Mas se, em termos proporcionais, a conta é baixa, o reajuste dos preços é um problema muito sério, até porque, com a quantidade de desempregados e subempregados do país e com a renda per capita abaixo de três mil reais por mês, é complicado se falar em reajuste de 17% em um item de primeira necessidade, como é o caso dos planos de saúde.

O ideal seria a profunda revisão das regras em vigor para o setor. A Lei dos Planos de Saúde Privados, de 1998, é ruim, sempre foi ruim, e os remendos possíveis foram feitos sem que a essência do problema tenha sido modificada.
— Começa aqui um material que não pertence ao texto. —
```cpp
template <int NV>
__global__ __launch_bounds__(256) void ln_kernel(const el_t* __restrict__ x, const lo_t* __restrict__ xlo, int M, int C,
                                                 const float* __restrict__ gamma, const float* __restrict__ beta,
                                                 float eps, const float* __restrict__ V, int vdiv, int vmod, int ldv,
                                                 el_t* __restrict__ y) {
  const int lane = threadIdx.x & 63, wid = threadIdx.x >> 6;
  const int CV = C >> 3;
  float g[NV][8], b[NV][8];
#pragma unroll
  for (int k = 0; k < NV; ++k) {
    const int cv = lane + k * 64;
    if (cv < CV) {
#pragma unroll
      for (int e = 0; e < 8; ++e) { g[k][e] = gamma[cv * 8 + e]; b[k][e] = beta[cv * 8 + e]; }
    }
  }
  const float inv_c = 1.0f / (float)C;
  const long step = (long)gridDim.x * 4;
  long m = (long)blockIdx.x * 4 + wid;
  uint4 nxt[NV];
#pragma unroll
// ... 297 lines not shown
  CTRLV_CHECK_ARG(x && partials && gamma && beta && y, "groupnorm_from_partials: null pointer");
  CTRLV_CHECK_SHAPE(S > 0 && S % 64 == 0, "groupnorm_from_partials: S=%d must be a multiple of 64", S);
  GnShape s;
  int rc = gn_shape(n_img, S, C, imgs_per_stat, 0, false, &s);
  if (rc < 0) return rc;
  GnShape sp = s;
  sp.rows_per_chunk = 64;
  sp.n_chunks = S / 64;
  float* stats = partials + (size_t)n_img * sp.n_chunks * 64;
  hipLaunchKernelGGL(gn_finalize_kernel, dim3(n_img / imgs_per_stat, 32 / kFinGroups), dim3(1024), 0, (hipStream_t)stream, sp,
                     partials, eps, stats);
  CTRLV_LAUNCH_CHECK();
  const int nt = s.CV * s.RPP;
  if (x_lo)
    hipLaunchKernelGGL(gn_apply_kernel<true>, dim3(s.n_chunks, n_img), dim3(nt), 0, (hipStream_t)stream, (const el_t*)x,
                       (const el_t*)nullptr, GnLo{(const lo_t*)x_lo, nullptr}, s, stats, gamma, beta, silu, (el_t*)y);
  else
    hipLaunchKernelGGL(gn_apply_kernel<false>, dim3(s.n_chunks, n_img), dim3(nt), 0, (hipStream_t)stream, (const el_t*)x,
                       (const el_t*)nullptr, GnLo{nullptr, nullptr}, s, stats, gamma, beta, silu, (el_t*)y);
  CTRLV_LAUNCH_CHECK();
  return CTRLV_OK;
}

extern "C" int ctrlv_layernorm(const void* x, int M, int C, const float* gamma, const float* beta, float eps,
                               const float* V, int vdiv, int vmod, int ldv, void* y, ctrlv_stream_t stream) {
  return ctrlv_layernorm_split(x, nullptr, M, C, gamma, beta, eps, V, vdiv, vmod, ldv, y, stream);
}
extern "C" int ctrlv_layernorm_split(const void* x, const void* x_lo, int M, int C, const float* gamma, const float* beta,
                                     float eps, const float* V, int vdiv, int vmod, int ldv, void* y, ctrlv_stream_t stream) {
  CTRLV_CHECK_ARG(x && gamma && beta && y, "layernorm: null pointer");
  CTRLV_CHECK_SHAPE(M > 0 && C > 0 && C % 8 == 0 && C <= 2048, "layernorm: C=%d must be a multiple of 8, <= 2048", C);
  if (V) CTRLV_CHECK_ARG(vdiv > 0 && vmod > 0 && ldv >= C, "layernorm: bad row-vector table");
  const int nv = (C / 8 + 63) / 64;
  hipStream_t st = (hipStream_t)stream;
  const int rows_path = ctrlv_debug().ln_rows;
  const int lpr = C / 40;
  if (rows_path && C % 40 == 0 && (lpr == 8 || lpr == 16 || lpr == 32) && (!V || (ldv % 4 == 0 && ((uintptr_t)V & 15) == 0))) {
    const int lg = lpr == 8 ? 3 : (lpr == 16 ? 4 : 5), rpb = 4 * (64 >> lg);
    long nb = ((long)M + rpb - 1) / rpb;
    if (nb > 256 * 8) nb = 256 * 8;
    if (x_lo)
      hipLaunchKernelGGL((ln_rows_kernel<5, true>), dim3((unsigned)nb), dim3(256), 2 * C * sizeof(float), st, (const el_t*)x,
                         (const lo_t*)x_lo, M, C, lg, gamma, beta, eps, V, vdiv, vmod, ldv, (el_t*)y);
    else
      hipLaunchKernelGGL((ln_rows_kernel<5, false>), dim3((unsigned)nb), dim3(256), 2 * C * sizeof(float), st, (const el_t*)x,
                         (const lo_t*)nullptr, M, C, lg, gamma, beta, eps, V, vdiv, vmod, ldv, (el_t*)y);
// ... 19 lines not shown
```

### ctrlv_amd/csrc/plan.hip

```cpp
#include <math.h>

#include <string>
#include <vector>

#include "weight_loader.h"

namespace {

using ctrlv_load::WeightLoader;
using Linear = ctrlv_load::PackedLinear;
using Norm = ctrlv_load::NormParams;

__global__ void arange_kernel(float* dst, int n) {
  const int i = blockIdx.x * blockDim.x + threadIdx.x;
  if (i < n) dst[i] = (float)i;
}
__global__ void expand_f32_kernel(const float* __restrict__ src, int n_src, float* __restrict__ dst, int n) {
  const int i = blockIdx.x * blockDim.x + threadIdx.x;
  if (i < n) dst[i] = src[n_src == 1 ? 0 : i];
}

struct ResBlock {
  int cin = 0, cout = 0;
  float eps = 1e-6f;
// ... 294 lines not shown
           (d.R1 ? (double)d.M * n_out * 2 : 0) + (d.R2 ? (double)d.M * n_out * 2 : 0) +
           ((d.R1_lo ? 1 : 0) + (d.R2_lo ? 1 : 0) + (d.out_lo ? 1 : 0)) * (double)d.M * n_out;
}
inline void set_r1(ctrlv_gemm_desc& d, const Trk& t, int ld) { d.R1 = t.hi; d.R1_lo = t.lo; d.ldr1 = ld; }
inline void set_r2(ctrlv_gemm_desc& d, const Trk& t, int ld) { d.R2 = t.hi; d.R2_lo = t.lo; d.ldr2 = ld; }
inline void set_out(ctrlv_gemm_desc& d, const Trk& t) { d.out = t.hi; d.out_lo = t.lo; }

int gemm(Ctx& c, const ctrlv_gemm_desc& d0) {
  ctrlv_gemm_desc d = d0;
  const size_t mk = c.mark();
  const size_t ws = ctrlv_gemm_splitk_ws_bytes(&d);
  if (ws) d.splitk_ws = c.alloc(ws);
  int rc = CTRLV_OK;
  if (!c.dry) {
    if (c.overflow) { ctrlv_set_error("plan forward: workspace too small (need >= %zu bytes)", c.peak); return CTRLV_E_BAD_ARG; }
    int fam; double fl, by;
    gemm_work(d, &fam, &fl, &by);
    ProfScope ps(c, fam, fl, by, d.M, d.N, (d.mode == 1 && d.up == 2 ? 4 : d.taps) * d.Cin, (d.geglu ? 1 : 0) | ((d.R1 ? 1 : 0) + (d.R2 ? 1 : 0)) << 1 | d.vmode << 3);
    rc = ctrlv_gemm(&d, c.st);
  }
  c.release(mk);
  return rc;
}
int groupnorm(Ctx& c, const Trk& x, const Trk& x2, int c_split, int n_img, int S, int C, int ips, const Norm& nm,
              float eps, int silu, el_t* y) {
  const int chunks = ctrlv_groupnorm_chunks(n_img, S, C, ips);
  if (chunks < 0) return chunks;
  const size_t m = c.mark();
  float* part = (float*)c.alloc(((size_t)n_img * chunks + n_img / ips) * 64 * 4);
  int rc = CTRLV_OK;
  if (!c.dry) {
    if (c.overflow) { ctrlv_set_error("plan forward: workspace too small (need >= %zu bytes)", c.peak); return CTRLV_E_BAD_ARG; }
    ProfScope ps(c, CTRLV_FAM_GROUPNORM, 0.0, 2.0 * 2 * n_img * (double)S * C, n_img * S, C);
    rc = ctrlv_groupnorm_stats_split(x.hi, x.lo, x2.hi, x2.lo, c_split, n_img, S, C, ips, eps, part, c.st);
    if (rc == CTRLV_OK)
      rc = ctrlv_groupnorm_apply_split(x.hi, x.lo, x2.hi, x2.lo, c_split, n_img, S, C, ips, part, nm.g, nm.b, silu, y, c.st);
  }
  c.release(m);
  return rc;
}
int gemm_groupnorm(Ctx& c, ctrlv_gemm_desc d, int n_img, int S, int C, int ips, const Norm& nm, float eps, int silu, el_t* y) {
  const Trk dout{(el_t*)d.out, (lo_t*)d.out_lo};
  if (S % 64 != 0) {
    CTRLV_TRY(gemm(c, d));
    return groupnorm(c, dout, Trk{}, 0, n_img, S, C, ips, nm, eps, silu, y);
  }
  const size_t m = c.mark();
  float* part = (float*)c.alloc(((size_t)n_img * (S / 64) + n_img / ips) * 64 * 4);
  int rc = CTRLV_OK;
  if (!c.dry && ctrlv_gemm_gn_partials_serves(&d)) {
    d.gn_partials = part;
    rc = gemm(c, d);
    if (rc == CTRLV_OK) {
      ProfScope ps(c, CTRLV_FAM_GROUPNORM, 0.0, 2.0 * 2 * n_img * (double)S * C, n_img * S, C, 1);
      rc = ctrlv_groupnorm_from_partials_split(d.out, d.out_lo, n_img, S, C, ips, eps, part, nm.g, nm.b, silu, y, c.st);
    }
// ... 887 lines not shown
```

### ctrlv_amd/models/blocks.py

```python
import math
import os

import torch
from torch import nn

from .. import ops, packing
from ..lora import merged_weight


class FwdCtx:

    def __init__(self, ws, B, F, temb, xattn, time_context_order):
        self.ws, self.B, self.F = ws, B, F
        self.temb = temb
        self.xattn = xattn
        self.quirk = time_context_order == "sb"
        self.gn_part = None
        self.gn_cross = None
        self.gn_cross_valid = False
        self.trace = None


def _sigmoid(x):
    return 1.0 / (1.0 + math.exp(-x))
# ... 153 lines not shown


def _ln_ff(ws, xraw, ln, t, ffp, ubox, out, C, ln_V=None, ln_vdiv=1, ln_vmod=1 << 30, rows_per_image=0, **epi):
    if _FF_FUSED and _FF_LN and len(ffp) == 6 and _lo(xraw) is None and ops.ff_fused_serves(xraw, out, **_trk_epi(epi, out)):
        ops.ff_fused(xraw, ffp[4], ffp[5], out, bias=ffp[3], ln=(ln[0], ln[1], 1e-5), ln_V=ln_V, ln_vdiv=ln_vdiv,
                     ln_vmod=ln_vmod, **_trk_epi(epi, out))
        return
    if getattr(ws, "ff_f8", False) and _lo(xraw) is None and _ff_f8_route(ws, xraw, ln, ffp, ubox, out, C, ln_V, ln_vdiv, ln_vmod, epi):
        return
    if ln_V is not None:
        ops.layernorm(xraw, ln[0], ln[1], 1e-5, t, V=ln_V, vdiv=ln_vdiv, vmod=ln_vmod, x_lo=_lo(xraw))
    else:
        ops.layernorm(xraw, ln[0], ln[1], 1e-5, t, x_lo=_lo(xraw))
    _ff_pair(ws, t, ffp, ubox, out, C, rows_per_image=rows_per_image, **epi)


def _gn_scratch(ctx, n_img, S, C, ips):
    need = ops.groupnorm_scratch_floats(n_img, S, C, ips)
    if ctx.gn_part is None or ctx.gn_part.numel() < need:
        ctx.gn_part = torch.empty(max(need, 1 << 18), dtype=torch.float32, device=ctx.ws.device)
    return ctx.gn_part


def _gemm_groupnorm(ctx, A, W, out, gkw, n_img, S, C, ips, gamma, beta, eps, y):
    gkw = _trk_epi(gkw, out)
    if S % 64 == 0 and ops.gemm_gn_partials_serves(A, W, out, **gkw):
        need = ops.groupnorm_fused_scratch_floats(n_img, S, ips)
        if ctx.gn_part is None or ctx.gn_part.numel() < need:
            ctx.gn_part = torch.empty(max(need, 1 << 18), dtype=torch.float32, device=ctx.ws.device)
        ops.gemm(A, W, out, gn_partials=ctx.gn_part, **gkw)
        ops.groupnorm_from_partials(out, n_img, S, C, ips, gamma, beta, eps, True, y, ctx.gn_part, x_lo=_lo(out))
    else:
        ops.gemm(A, W, out, **gkw)
        ops.groupnorm(out, None, n_img, S, C, ips, gamma, beta, eps, True, y, _gn_scratch(ctx, n_img, S, C, ips),
                      x_lo=_lo(out))


class SpatioTemporalResBlock(nn.Module):
    def __init__(self, in_channels, out_channels, temb_channels, eps=1e-6):
        super().__init__()
        self.cin, self.cout, self.eps = in_channels, out_channels, eps
        self.spatial_res_block = _ResnetBlock2D(in_channels, out_channels, temb_channels, eps)
        self.temporal_res_block = _TemporalResnetBlock(out_channels, temb_channels, eps)
        self.time_mixer = _AlphaBlender(0.5)
        self.temb_off = None
        self._pk = None

    def temb_projections(self):
        return [self.spatial_res_block.time_emb_proj, self.temporal_res_block.time_emb_proj]

    def pack(self):
        s, t = self.spatial_res_block, self.temporal_res_block
        pk = dict(
            g1=_f32(s.norm1.weight), b1=_f32(s.norm1.bias), w1=packing.pack_conv3x3(s.conv1.weight),
            cb1=_f32(s.conv1.bias),
            g2=_f32(s.norm2.weight), b2=_f32(s.norm2.bias), w2=packing.pack_conv3x3(s.conv2.weight),
            cb2=_f32(s.conv2.bias),
            tg1=_f32(t.norm1.weight), tb1=_f32(t.norm1.bias), tw1=packing.pack_conv_temporal(t.conv1.weight),
            tcb1=_f32(t.conv1.bias),
            tg2=_f32(t.norm2.weight), tb2=_f32(t.norm2.bias), tw2=packing.pack_conv_temporal(t.conv2.weight),
            tcb2=_f32(t.conv2.bias),
            alpha=_sigmoid(float(self.time_mixer.mix_factor.detach().float().cpu())),
        )
        if s.conv_shortcut is not None:
            pk["wsc"] = packing.pack_linear(s.conv_shortcut.weight)
            pk["bsc"] = _f32(s.conv_shortcut.bias)
        self._pk = pk

    def run(self, ctx, x, H, W, x2=None, feeds_norm=False):
        pk, ws = self._pk, ctx.ws
        B, F = ctx.B, ctx.F
        N, S = B * F, H * W
        M = N * S
        cin, cout = self.cin, self.cout
        out = ws.trunk((M, cout))
        mk = ws.mark()
        part = _gn_scratch(ctx, N, S, max(cin, cout), 1)
        xn = ws.alloc((M, cin))
        ops.groupnorm(x, x2, N, S, cin, 1, pk["g1"], pk["b1"], self.eps, True, xn, part, x_lo=_lo(x), x2_lo=_lo(x2))
        h = ws.alloc((M, cout))
        vs = ctx.temb[:, self.temb_off[0]:]
        hn = ws.alloc((M, cout))
        _gemm_groupnorm(ctx, xn, pk["w1"], h, dict(N=cout, cin=cin, taps=9, mode=1, conv=(H, W, H, W, 1, 0), bias=pk["cb1"],
                                                   V=vs, vmode=1, vdiv=F * S),
                        N, S, cout, 1, pk["g2"], pk["b2"], self.eps, hn)
        if "wsc" in pk:
            res = ws.trunk((M, cout))
            ops.gemm(x, pk["wsc"], res, N=cout, cin=cin, A2=x2, c_split=x.shape[1] if x2 is not None else 0,
                     bias=pk["bsc"], out_lo=_lo(res))
        else:
            res = x
        xs = ws.trunk((M, cout))
        _gemm_groupnorm(ctx, hn, pk["w2"], xs, dict(N=cout, cin=cout, taps=9, mode=1, conv=(H, W, H, W, 1, 0), bias=pk["cb2"],
                                                    R1=res),
                        N, S, cout, F, pk["tg1"], pk["tb1"], self.eps, hn)
        vt = ctx.temb[:, self.temb_off[1]:]
        _gemm_groupnorm(ctx, hn, pk["tw1"], h, dict(N=cout, cin=cout, taps=3, mode=2, temporal=(F, S), bias=pk["tcb1"],
                                                    V=vt, vmode=1, vdiv=F * S),
                        N, S, cout, F, pk["tg2"], pk["tb2"], self.eps, hn)
        kw2 = _trk_epi(dict(N=cout, cin=cout, taps=3, mode=2, temporal=(F, S), bias=pk["tcb2"], s_acc=1.0 - pk["alpha"], R1=xs),
                       out)
        ctx.gn_cross_valid = False
# ... 79 lines not shown
            kp = pk["tpe"][0].shape[1]
            te = torch.zeros(F, kp, dtype=el, device=device)
            if kp == C:
                ops.timestep_embedding(t, C, te)
            else:
                tmp = torch.empty(F, C, dtype=el, device=device)
                ops.timestep_embedding(t, C, tmp)
                te[:, :C] = tmp
            h = torch.empty(F, 4 * C, dtype=el, device=device)
            ops.gemm(te, pk["tpe"][0], h, N=4 * C, cin=kp, bias=pk["tpe"][1], act=1)
            e = torch.empty(F, C, dtype=torch.float32, device=device)
            ops.gemm(h, pk["tpe"][2], e, N=C, cin=4 * C, bias=pk["tpe"][3], out_f32=True)
            self._frame_emb[F] = e
        return self._frame_emb[F]

    def run(self, ctx, x, H, W):
        pk, ws = self._pk, ctx.ws
        B, F, C = ctx.B, ctx.F, self.C
        N, S = B * F, H * W
        M = N * S
        emb = self.frame_embedding(F, x.device)
        out = ws.trunk((M, C))
        mk = ws.mark()
        part = _gn_scratch(ctx, N, S, C, 1)
        t = ws.alloc((M, C))
        if ctx.gn_cross_valid:
            ctx.gn_cross_valid = False
            ops.groupnorm_from_partials(x, N, S, C, 1, pk["gn"][0], pk["gn"][1], 1e-6, False, t, ctx.gn_cross, x_lo=_lo(x))
        else:
            ops.groupnorm(x, None, N, S, C, 1, pk["gn"][0], pk["gn"][1], 1e-6, False, t, part, x_lo=_lo(x))
        h0 = ws.trunk((M, C))
        ops.gemm(t, pk["pin"][0], h0, N=C, cin=C, bias=pk["pin"][1], out_lo=_lo(h0))
        ops.layernorm(h0, pk["s_ln1"][0], pk["s_ln1"][1], 1e-5, t, x_lo=_lo(h0))
        qkv = ws.alloc((M, 3 * C))
        ops.gemm(t, pk["s_qkv"], qkv, N=3 * C, cin=C, n_scale2=C, s_acc2=ops.Q_PRESCALE)
        a = ws.alloc((M, C))
        ops.attention_spatial(qkv, a, N, S, C, prescaled=True)
        h1 = ws.trunk((M, C))
        xs_vec = ctx.xattn[:, self.xattn_off[0]:]
        ops.gemm(a, pk["s_o"][0], h1, N=C, cin=C, bias=pk["s_o"][1], **_trk_epi(dict(R1=h0, V=xs_vec, vmode=1, vdiv=F * S), h1))
        u = [None]
        h2 = h0
        _ln_ff(ws, h1, pk["s_ln3"], t, pk["s_ff"], u, h2, C, rows_per_image=S, R1=h1)
        g0 = h1
        _ln_ff(ws, h2, pk["t_lnin"], t, pk["t_ffin"], u, g0, C, ln_V=emb, ln_vdiv=S, ln_vmod=F, rows_per_image=S, R1=h2, V=emb, vmode=1, vdiv=S,
               vmod=F)
        g1 = ws.trunk((M, C))
        xt_vec = ctx.xattn[:, self.xattn_off[1]:]
        vkw = dict(vmode=2, vdiv=F * S, vS=S, vmod=B) if (ctx.quirk and B > 1) else dict(vmode=1, vdiv=F * S)
        fkw = _trk_epi(dict(bias=pk["t_o"][1], R1=g0, V=xt_vec, ln=(pk["t_ln1"][0], pk["t_ln1"][1], 1e-5), **vkw), g1)
        if _TEMPORAL_FUSED and ops.temporal_fused_serves(g0, pk["t_wf"], g1, B, F, S, **fkw):
            ops.temporal_fused(g0, pk["t_wf"], g1, B, F, S, **fkw)
        else:
# ... 171 lines not shown
```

Isto só será possível se os planos de saúde puderem ter conceito básico diverso do atual.

Como esta possibilidade não faz parte do universo legislativo brasileiro, é indispensável todos os envolvidos no tema concordarem em fazer sua parte para evitar o agravamento do quadro.

Aí entram as operadoras dos planos de saúde, que precisam melhorar seus controles para evitar fraudes e desperdícios; os hospitais privados, que não apresentam suas contas com a transparência necessária; os médicos e prestadores de serviços, que nem sempre entendem que não dá para cobrar o que querem porque há uma limitação intransponível, que é a capacidade de pagamento da sociedade.

Alguns especialistas falam que o custo operacional do setor está em 80%. Se somarmos a ele 15% de despesas administrativas e 10% de despesas comerciais – o que é baixo -, com a taxa de juros atual, a conta não fecha.

Como nenhuma empresa consegue sobreviver por muito tempo gastando mais do que fatura, os nós do setor, dentro do que é possível fazer, precisam ser equacionados rapidamente, até para que, quando a retomada do desenvolvimento se consolidar, os brasileiros que retornarão ou ingressarão nos planos de saúde privados tenham um produto mais amigável, não apenas no atendimento, mas também no momento do custeio.